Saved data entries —
........
template <int CT, int D, int KC0, int OC1, int OC2>
__device__ __forceinline__ void sa_split_body(const SplitArgs& a, char* smem) {
    constexpr int C = 16 * CT, KX = KC0 > OC1 ? KC0 : OC1;
    f16x8* X = reinterpret_cast<f16x8*>(smem);
    float* P = reinterpret_cast<float*>(smem + (size_t)KX * CT * 2048);
    float* pm = P + CT * KC0 * 32;
    int* e0s = reinterpret_cast<int*>(pm + SPLIT_WV * C);
    const int tid = threadIdx.x, lane = tid & 63;
    const int wid = __builtin_amdgcn_readfirstlane(tid >> 6);
    const int b = blockIdx.y, col0 = blockIdx.x * C;
    SPLIT_MARK(a, 0);
    constexpr bool EARLY = KC0 >= 8;
    f32x4 gq[KC0][2];
    const int pnb = wid < CT ? split_gather0_pre(a, b, col0, wid, lane) : 0;
    split_centroid_term<CT, KC0>(a, P, b, col0, tid);
    if (EARLY && wid < CT) split_gather0_load<KC0>(a, b, pnb, lane, gq);
    if constexpr (EARLY) {
        asm volatile("s_waitcnt lgkmcnt(0)\n\ts_barrier" ::: "memory");
    } else {
        __syncthreads();
    }
    SPLIT_MARK(a, 1);
    int e1[CT];
    constexpr int NC1_HI = (OC1 + SPLIT_WV - 1) / SPLIT_WV;
    const int nc1 = wid < OC1 % SPLIT_WV || OC1 % SPLIT_WV == 0 ? NC1_HI : NC1_HI - 1;
    if (nc1 == NC1_HI)
        split_layer1<CT, KC0, NC1_HI, D>(a, X, e0s, pm, reinterpret_cast<const f32x4*>(P), b, col0, wid, lane, OC1, e1, gq, EARLY, pnb);
    else
        split_layer1<CT, KC0, (NC1_HI > 0 ? NC1_HI - 1 : 0), D>(a, X, e0s, pm, reinterpret_cast<const f32x4*>(P), b, col0, wid, lane, OC1, e1, gq, EARLY, pnb);
    static_assert(OC2 % SPLIT_WV == 0, "layer-2 chunks spread evenly over the waves");
    split_layer2<CT, OC1, OC2 / SPLIT_WV, D>(a, X, e1, b, col0, wid, lane, OC2);
    SPLIT_MARK(a, 7);
}

template <int CT, int D, int KC0, int OC1A, int OC2A, int OC1B, int OC2B, int MINB = 1>
__global__ __launch_bounds__(SPLIT_WV * 64) __attribute__((amdgpu_waves_per_eu(2 * MINB))) void sa_split_kernel(SplitArgs a0, SplitArgs a1) {
    extern __shared__ __attribute__((aligned(16))) char smem[];
    if (blockIdx.z == 0) {
        if ((int)blockIdx.x * 16 * CT < a0.cols) sa_split_body<CT, D, KC0, OC1A, OC2A>(a0, smem);
    } else {
        if ((int)blockIdx.x * 16 * CT < a1.cols) sa_split_body<CT, D, KC0, OC1B, OC2B>(a1, smem);
    }
}

#ifndef SPLIT_CT2
#define SPLIT_CT2 4
#endif
#ifndef SPLIT_CT3
#define SPLIT_CT3 6
#endif
#ifndef SPLIT_D2
#define SPLIT_D2 2
#endif
#ifndef SPLIT_D3
#define SPLIT_D3 2
#endif

template <int CT, int KC0, int OC1>
static size_t sa_split_lds() {
    constexpr int KX = KC0 > OC1 ? KC0 : OC1;
    return (size_t)KX * CT * 2048 + sizeof(float) * CT * KC0 * 32 + sizeof(float) * SPLIT_WV * 16 * CT + sizeof(int) * 16 * CT;
}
........
TO DO — Nothing but the lines from the one holding "#ifndef SPLIT_D3" to the end of the entries should be output, each exactly as it appears.

ANSWER TO THIS PROBLEM —
#ifndef SPLIT_D3
#define SPLIT_D3 2
#endif

template <int CT, int KC0, int OC1>
static size_t sa_split_lds() {
    constexpr int KX = KC0 > OC1 ? KC0 : OC1;
    return (size_t)KX * CT * 2048 + sizeof(float) * CT * KC0 * 32 + sizeof(float) * SPLIT_WV * 16 * CT + sizeof(int) * 16 * CT;
}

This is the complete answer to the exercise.